Protest im Augsburger Land soll sich  jetzt auszahlen

Europaweit protestieren Jugendliche gegen die Folgen der internationalen Klimapolitik. Im Augsburger Land können junge Menschen damit nun sogar Geld verdiene.
Bild: Lennart Stock, dpa

Der Landkreis Augsburg will von Jugendlichen wissen: Wofür lohnt es sich, zu kämpfen? Nun kann man mit Protest sogar Geld verdienen.

Europaweit protestieren Jugendliche gegen die Folgen der internationalen Klimapolitik und viele Erwachsenen sehen’s mit Wohlgefallen und klatschen Beifall für den Mut zum Protest. Im Augsburger Land können junge Menschen damit nun sogar Geld verdienen – eine künstlerische Ader vorausgesetzt.

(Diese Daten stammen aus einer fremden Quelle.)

__global__ __launch_bounds__(256, 1) void dec_persist_fwd_kernel(DecPersistArgs a) {
  extern __shared__ __attribute__((aligned(16))) float smem[];
  float* Xa = smem + L_XA;
  float* Xh0 = smem + L_XH0;
  float* Xh1 = smem + L_XH1;
  float* Xx1 = smem + L_XX1;
  float* Xy = smem + L_XY;
  float* Xt = smem + L_XT;
  uint32_t* Kt = reinterpret_cast<uint32_t*>(smem + L_KT);
  float* Pout = smem + L_POUT;
  float* Ppre = smem + L_PPRE;
  float* Bs = smem + L_BIAS;
  float* st = smem + L_ST;
  float* red = smem + L_RED;
  float* tot = smem + L_TOT;

  const int tid = threadIdx.x, lane = tid & 63, wave = tid >> 6;
  const int i = lane & 15, q = lane >> 4;
  const int b = blockIdx.x, b0 = b * 16;
  const int T = a.T, B = a.B;
  const int f0 = 16 * wave + 4 * q;
  const bool training = a.training != 0;
  const bool chase = training && a.sv.loss_code != nullptr;
  unsigned* const yflag = a.x.yflag + (size_t)b * PX_FLAG_STRIDE;
  const bool drop = training && a.keep_l0 && a.p_drop > 0.f;
  const float keep_scale = 1.0f / (1.0f - a.p_drop);
  const int64_t BH = (int64_t)B * H;
  const float unbias = (B > 1) ? (float)B / (float)(B - 1) : 1.0f;
  float run_m = 0.f, run_v = 0.f;
  if (training && b == 0 && tid < H && a.w.bn_running_mean) {
    run_m = a.w.bn_running_mean[tid];
    run_v = a.w.bn_running_var[tid];
  }

  WFrag<3, KSH> f_ih0, f_hh0, f_ih1, f_hh1;
  frag_load(f_hh0, a.p_hh0, wave, 4, lane);
  frag_load(f_hh1, a.p_hh1, wave, 4, lane);
  frag_load(f_ih0, a.p_ih0, wave, 4, lane);
  frag_load(f_ih1, a.p_ih1, wave, 4, lane);
  for (int e = tid; e < 9 * KSH * 64; e += 256)
    reinterpret_cast<float4*>(Pout)[e] = reinterpret_cast<const float4*>(a.p_out)[e];
  for (int e = tid; e < 4 * KSD * 64; e += 256) reinterpret_cast<float4*>(Ppre)[e] = reinterpret_cast<const float4*>(a.p_pre)[e];
  for (int e = tid; e < 192; e += 256) {
    Bs[B_IH0 + e] = a.w.b_ih0[e]; Bs[B_HH0 + e] = a.w.b_hh0[e];
    Bs[B_IH1 + e] = a.w.b_ih1[e]; Bs[B_HH1 + e] = a.w.b_hh1[e];
  }
  for (int e = tid; e < 144; e += 256) Bs[B_OUT + e] = e < D ? a.w.b_out[e] : 0.f;
  if (tid < H) {
    Bs[B_PRE + tid] = a.w.b_pre[tid];
    Bs[B_BNW + tid] = a.w.bn_w[tid];
    Bs[B_BNB + tid] = a.w.bn_b[tid];
    if (!training) {
      st[tid] = a.w.bn_running_mean[tid];
      st[H + tid] = bn_invstd_(a.w.bn_running_var[tid]);
    }
  }
  for (int e = tid; e < 16 * (LDD - D); e += 256) Xy[(e / (LDD - D)) * LDD + D + (e % (LDD - D))] = 0.f;
  for (int e = tid; e < 4 * 16 * LDH; e += 256) smem[L_XA + e] = 0.f;
  lds_barrier();
  {
    const int r = tid >> 4, c = (tid & 15) * 4;
    const float4 v0 = *reinterpret_cast<const float4*>(a.h_init + (int64_t)(b0 + r) * H + c);
    const float4 v1 = *reinterpret_cast<const float4*>(a.h_init + BH + (int64_t)(b0 + r) * H + c);
    *reinterpret_cast<float4*>(Xh0 + r * LDH + c) = v0;
    *reinterpret_cast<float4*>(Xh1 + r * LDH + c) = v1;
    if (a.sv.h0) *reinterpret_cast<float4*>(a.sv.h0 + (int64_t)(b0 + r) * H + c) = v0;
    if (a.sv.h1) *reinterpret_cast<float4*>(a.sv.h1 + (int64_t)(b0 + r) * H + c) = v1;
  }

  f32x4 u_acc = {0.f, 0.f, 0.f, 0.f};
  bool pend_dense = false;
  auto dense_stores = [&](int ts, bool nxt) {
    const int64_t tile = ((int64_t)ts * B + b0) * D;
    const float* Ys = smem + L_YT;
    for (int e4 = tid; e4 < (16 * D) / 4; e4 += 256) {
      st4(a.sv.y + tile + 4 * e4, reinterpret_cast<const float4*>(Ys)[e4], chase);
      if (nxt && a.sv.xin) *reinterpret_cast<float4*>(a.sv.xin + tile + 4 * e4) = reinterpret_cast<const float4*>(Xt)[e4];
    }
  };

  for (int t = 0; t < T; ++t) {
    const bool has_next = t < T - 1;
    float* Yt = smem + L_YT;
    if (t > 0) {
      PSTAMP(0, 0);
      f32x4 gh0[3], gh1[3];
#pragma unroll
      for (int g = 0; g < 3; ++g) {
        gh0[g] = (f32x4){0.f, 0.f, 0.f, 0.f};
        gh1[g] = (f32x4){0.f, 0.f, 0.f, 0.f};
      }
      uint32_t kreq[3] = {0u, 0u, 0u};
      const bool fast_y = has_next && !(t < a.n_pre);
      if (fast_y && a.conditioned) {
        const uint32_t* kp4 = reinterpret_cast<const uint32_t*>(a.keep95 + ((int64_t)t * B + b0) * D);
#pragma unroll
        for (int j = 0; j < 3; ++j) {
          const int e4 = tid + 256 * j;
          kreq[j] = kp4[e4 < (16 * D) / 4 ? e4 : 0];
        }
      }
      frag_mma_x1st(gh0, f_hh0, Xh0, LDH, lane);
      PSTAMP(0, 9);
      if (training) {
        if (chase) asm volatile("s_waitcnt vmcnt(0)" ::: "memory");
        px_hop1(a.x, t & 1, (unsigned)t, a.nblk, b, red, tot, tid);
      }
      PSTAMP(0, 10);
      frag_mma_x1st(gh1, f_hh1, Xh1, LDH, lane);
      PSTAMP(0, 1);
#pragma unroll
      for (int j = 0; j < 3; ++j) {
        const int e4 = tid + 256 * j;
        if (e4 < (16 * D) / 4) Kt[e4] = kreq[j];
      }
      __builtin_amdgcn_s_waitcnt(0x0F70);
      if (training) {
        if (px_two_hops(a.nblk)) px_hop2(a.x, t & 1, (unsigned)t, a.nblk, b, red, tot, tid);
        PSTAMP(0, 11);
        if (tid < H) {
          const float s1 = tot[tid], s2 = tot[H + tid];
          const float mv = s1 / (float)B;
          const float var = fmaxf(s2 / (float)B - mv * mv, 0.f);
          const float mean = mv + Bs[B_PRE + tid];
          st[tid] = mean;
          st[H + tid] = bn_invstd_(var);
          if (b == 0 && a.sv.bn_stats) {
            a.sv.bn_stats[(int64_t)(t - 1) * 2 * H + tid] = mean;
            a.sv.bn_stats[(int64_t)(t - 1) * 2 * H + H + tid] = var;
          }
          run_m = 0.9f * run_m + 0.1f * mean;
          run_v = 0.9f * run_v + 0.1f * (var * unbias);
        }
        lds_barrier();
        if (chase && t >= 2 && tid == 0) __hip_atomic_store(yflag, (unsigned)(t - 2), __ATOMIC_RELAXED, __HIP_MEMORY_SCOPE_AGENT);
      }
      if (pend_dense) {
        dense_stores(t - 1, true);
        pend_dense = false;
      }
      PSTAMP(0, 2);
      {
        const float4 m4 = *reinterpret_cast<const float4*>(st + f0), i4 = *reinterpret_cast<const float4*>(st + H + f0);
        const float4 g4 = *reinterpret_cast<const float4*>(Bs + B_BNW + f0), b4 = *reinterpret_cast<const float4*>(Bs + B_BNB + f0);
        const float4 p4 = *reinterpret_cast<const float4*>(Bs + B_PRE + f0);
        float4 a4;
        a4.x = fmaxf(((u_acc[0] + p4.x) - m4.x) * i4.x * g4.x + b4.x, 0.f);
        a4.y = fmaxf(((u_acc[1] + p4.y) - m4.y) * i4.y * g4.y + b4.y, 0.f);
        a4.z = fmaxf(((u_acc[2] + p4.z) - m4.z) * i4.z * g4.z + b4.z, 0.f);
        a4.w = fmaxf(((u_acc[3] + p4.w) - m4.w) * i4.w * g4.w + b4.w, 0.f);
        *reinterpret_cast<float4*>(Xa + i * LDH + f0) = a4;
        if (a.sv.a) *reinterpret_cast<float4*>(a.sv.a + ((int64_t)(t - 1) * B + b0 + i) * H + f0) = a4;
      }
      lds_barrier();
      PSTAMP(0, 3);
      {
        f32x4 ai[3];
#pragma unroll
        for (int g = 0; g < 3; ++g) ai[g] = (f32x4){0.f, 0.f, 0.f, 0.f};
        if (drop) {
          const uint32_t kp = *reinterpret_cast<const uint32_t*>(a.keep_l0 + ((int64_t)(t - 1) * B + b0 + i) * H + f0);
          frag_mma_x1st(ai, f_ih0, Xa, LDH, lane);
          cell_epilogue(ai, gh0, Bs + B_IH0, Bs + B_HH0, kp, true, keep_scale, Xh0, Xx1,
                        a.sv.h0 ? a.sv.h0 + ((int64_t)t * B + b0) * H : nullptr,
                        a.sv.gates0 ? a.sv.gates0 + ((int64_t)(t - 1) * B + b0) * 4 * H : nullptr,
                        a.sv.x1 ? a.sv.x1 + ((int64_t)(t - 1) * B + b0) * H : nullptr, i, f0);
        } else {
          frag_mma_x1st(ai, f_ih0, Xa, LDH, lane);
          cell_epilogue(ai, gh0, Bs + B_IH0, Bs + B_HH0, 0x01010101u, false, 1.0f, Xh0, Xx1,
                        a.sv.h0 ? a.sv.h0 + ((int64_t)t * B + b0) * H : nullptr,
                        a.sv.gates0 ? a.sv.gates0 + ((int64_t)(t - 1) * B + b0) * 4 * H : nullptr, nullptr, i, f0);
        }
      }
      lds_barrier();
      PSTAMP(0, 4);
      {
        f32x4 ai[3];
#pragma unroll
        for (int g = 0; g < 3; ++g) ai[g] = (f32x4){0.f, 0.f, 0.f, 0.f};
        frag_mma_x1st(ai, f_ih1, Xx1, LDH, lane);
        cell_epilogue(ai, gh1, Bs + B_IH1, Bs + B_HH1, 0x01010101u, false, 1.0f, Xh1, nullptr,
                      a.sv.h1 ? a.sv.h1 + ((int64_t)t * B + b0) * H : nullptr,
                      a.sv.gates1 ? a.sv.gates1 + ((int64_t)(t - 1) * B + b0) * 4 * H : nullptr, nullptr, i, f0);
      }
      if (chase && !has_next) asm volatile("s_waitcnt vmcnt(0)" ::: "memory");
      lds_barrier();
      if (chase && !has_next && t >= 2 && tid == 0)
        __hip_atomic_store(yflag, (unsigned)(t - 1), __ATOMIC_RELAXED, __HIP_MEMORY_SCOPE_AGENT);
      PSTAMP(0, 5);
      {
        f32x4 acc[3];
#pragma unroll
        for (int j = 0; j < 3; ++j) acc[j] = (f32x4){0.f, 0.f, 0.f, 0.f};
        if (wave == 0) {
          lds_frag_mma<3, KSH>(acc, Pout, wave, 4, Xh1, LDH, lane);
        } else {
          f32x4 a2[2] = {acc[0], acc[1]};
          lds_frag_mma<2, KSH>(a2, Pout, wave, 4, Xh1, LDH, lane);
          acc[0] = a2[0]; acc[1] = a2[1];
        }
        const uint8_t* Kb = reinterpret_cast<const uint8_t*>(Kt);
        const bool fast_y = has_next && !(t < a.n_pre);
        float bo[3][4], yv[3][4], xv[3][4];
        uint32_t kb[3][4];
#pragma unroll
        for (int j = 0; j < 3; ++j) {
          const int d0 = 16 * (wave + 4 * j) + 4 * q, d0c = d0 < Dp ? d0 : 4 * q;
          const float4 b4 = *reinterpret_cast<const float4*>(Bs + B_OUT + d0c);
          bo[j][0] = b4.x; bo[j][1] = b4.y; bo[j][2] = b4.z; bo[j][3] = b4.w;
#pragma unroll
          for (int r = 0; r < 4; ++r) kb[j][r] = Kb[i * D + d0c + r];
        }
#pragma unroll
        for (int j = 0; j < 3; ++j)
#pragma unroll
          for (int r = 0; r < 4; ++r) {
            yv[j][r] = acc[j][r] + bo[j][r];
            xv[j][r] = kb[j][r] ? yv[j][r] * 20.0f : 0.f;
          }
#pragma unroll
        for (int j = 0; j < 3; ++j) {
          const int d0 = 16 * (wave + 4 * j) + 4 * q;
#pragma unroll
          for (int r = 0; r < 4; ++r)
            if (d0 + r < D) {
              Yt[i * D + d0 + r] = yv[j][r];
              if (fast_y) {
                Xt[i * D + d0 + r] = xv[j][r];
                Xy[i * LDD + d0 + r] = xv[j][r];
              }
            }
        }
      }
      lds_barrier();
      PSTAMP(0, 6);
    }
    const bool fast_dense = t > 0 && (!has_next || !(t < a.n_pre));
    if (fast_dense) {
      if (!has_next) dense_stores(t, false);
    } else {
      const int64_t tile = ((int64_t)t * B + b0) * D;
      const bool teacher = has_next && (t < a.n_pre);
      const uint32_t* kp4 = reinterpret_cast<const uint32_t*>(a.keep95 + tile);
      for (int e4 = tid; e4 < (16 * D) / 4; e4 += 256) {
        const int e = 4 * e4;
        float yv[4], sv_[4], tv[4];
        uint32_t kraw;
        {
          const float* tp[4];
#pragma unroll
          for (int j = 0; j < 4; ++j) {
            const int r = (e + j) / D, c = (e + j) - r * D;
            tp[j] = a.target + ((int64_t)(b0 + r) * T + t) * D + c;
          }
          const bool needk = has_next && a.conditioned;
          ldg_sync5(tp[0], tp[1], tp[2], tp[3], needk ? reinterpret_cast<const float*>(kp4 + e4) : tp[0], tv, kraw);
          if (!needk) kraw = 0u;
        }
        if (t == 0) {
#pragma unroll
          for (int j = 0; j < 4; ++j) yv[j] = tv[j];
        } else {
          const float4 y4 = reinterpret_cast<const float4*>(Yt)[e4];
          yv[0] = y4.x; yv[1] = y4.y; yv[2] = y4.z; yv[3] = y4.w;
        }
        st4(a.sv.y + tile + e, make_float4(yv[0], yv[1], yv[2], yv[3]), chase);
        if (!has_next) continue;
#pragma unroll
        for (int j = 0; j < 4; ++j) {
          sv_[j] = (teacher && t > 0) ? tv[j] : yv[j];
        }
        const uint32_t k4 = kraw;
        float xv[4];
#pragma unroll
        for (int j = 0; j < 4; ++j) xv[j] = ((k4 >> (8 * j)) & 0xffu) ? sv_[j] * 20.0f : 0.f;
        if (a.sv.xin) *reinterpret_cast<float4*>(a.sv.xin + tile + e) = make_float4(xv[0], xv[1], xv[2], xv[3]);
#pragma unroll
        for (int j = 0; j < 4; ++j) {
          const int r = (e + j) / D, c = (e + j) - r * D;
          Xy[r * LDD + c] = xv[j];
        }
      }
    }
    if (!has_next) break;
    if (!fast_dense) lds_barrier();
    PSTAMP(0, 7);
    {
      u_acc = lds_frag_mma_2chain<KSD>(Ppre, wave, Xy, LDD, lane);
      const float4 p4 = *reinterpret_cast<const float4*>(Bs + B_PRE + f0);
      if (a.sv.u)
        *reinterpret_cast<float4*>(a.sv.u + ((int64_t)t * B + b0 + i) * H + f0) =
            make_float4(u_acc[0] + p4.x, u_acc[1] + p4.y, u_acc[2] + p4.z, u_acc[3] + p4.w);
      if (training) {
        float s1[4], s2[4];
#pragma unroll
        for (int r = 0; r < 4; ++r) {
          s1[r] = reduce16(u_acc[r]);
          s2[r] = reduce16(u_acc[r] * u_acc[r]);
        }
        if (i == 0) {
          const int par = (t + 1) & 1;
          __amdgpu_buffer_rsrc_t rr = __builtin_amdgcn_make_buffer_rsrc(
              a.x.rec1 + ((size_t)par * PX_MAX_NBLK + b) * PX_COLS, 0, PX_COLS * 8, 0x00020000);
          const unsigned tag = (unsigned)(t + 1);
          px_publish2(rr, (unsigned)f0, s1[0], s1[1], tag);
          px_publish2(rr, (unsigned)f0 + 2, s1[2], s1[3], tag);
          px_publish2(rr, (unsigned)(H + f0), s2[0], s2[1], tag);
          px_publish2(rr, (unsigned)(H + f0) + 2, s2[2], s2[3], tag);
        }
      }
    }
    if (fast_dense) pend_dense = true;
    PSTAMP(0, 8);
  }
  if (training && b == 0 && tid < H && a.w.bn_running_mean &&
      __hip_atomic_load(&g2v_persist_fault, __ATOMIC_RELAXED, __HIP_MEMORY_SCOPE_AGENT) == 0u) {
    a.w.bn_running_mean[tid] = run_m;
    a.w.bn_running_var[tid] = run_v;
  }
  if (chase) {
    asm volatile("s_waitcnt vmcnt(0)" ::: "memory");
    lds_barrier();
    if (tid == 0) __hip_atomic_store(yflag, (unsigned)(T - 1), __ATOMIC_RELAXED, __HIP_MEMORY_SCOPE_AGENT);
  }
}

Denn der 9. Jugendkulturpreis des Landkreises steht unter dem Motto „Protest - für was lohnt es sich zu kämpfen?“. „Wir sind schon sehr gespannt, welche Ideen die Jugendlichen im Landkreis zu diesem Thema haben und freuen uns auf viele kreative Einreichungen“, so Landrat Martin Sailer. Der Fantasie sind dabei keine Grenzen gesetzt. Egal ob Foto-, Video- oder Musikprojekt, Theater, Tanz oder Modekollektion - alles ist erlaubt.

Mindestens zwei Drittel der Teilnehmer müssen im Landkreis Augsburg gemeldet sein

Teilnehmen können im Wettbewerbszeitraum zwischen 1. Oktober 2019 und 31. März 2020 alle Jugendlichen und jungen Erwachsenen im Alter zwischen zwölf und 26 Jahren, die ihren Hauptwohnsitz im Landkreis Augsburg haben. Bei Gruppen müssen mindestens zwei Drittel der Teilnehmer im Landkreis Augsburg gemeldet sein. Das Anmeldeformular findet man auf der Homepage des Landkreises Augsburg unter www.landkreis-augsburg.de/jugendkulturpreis.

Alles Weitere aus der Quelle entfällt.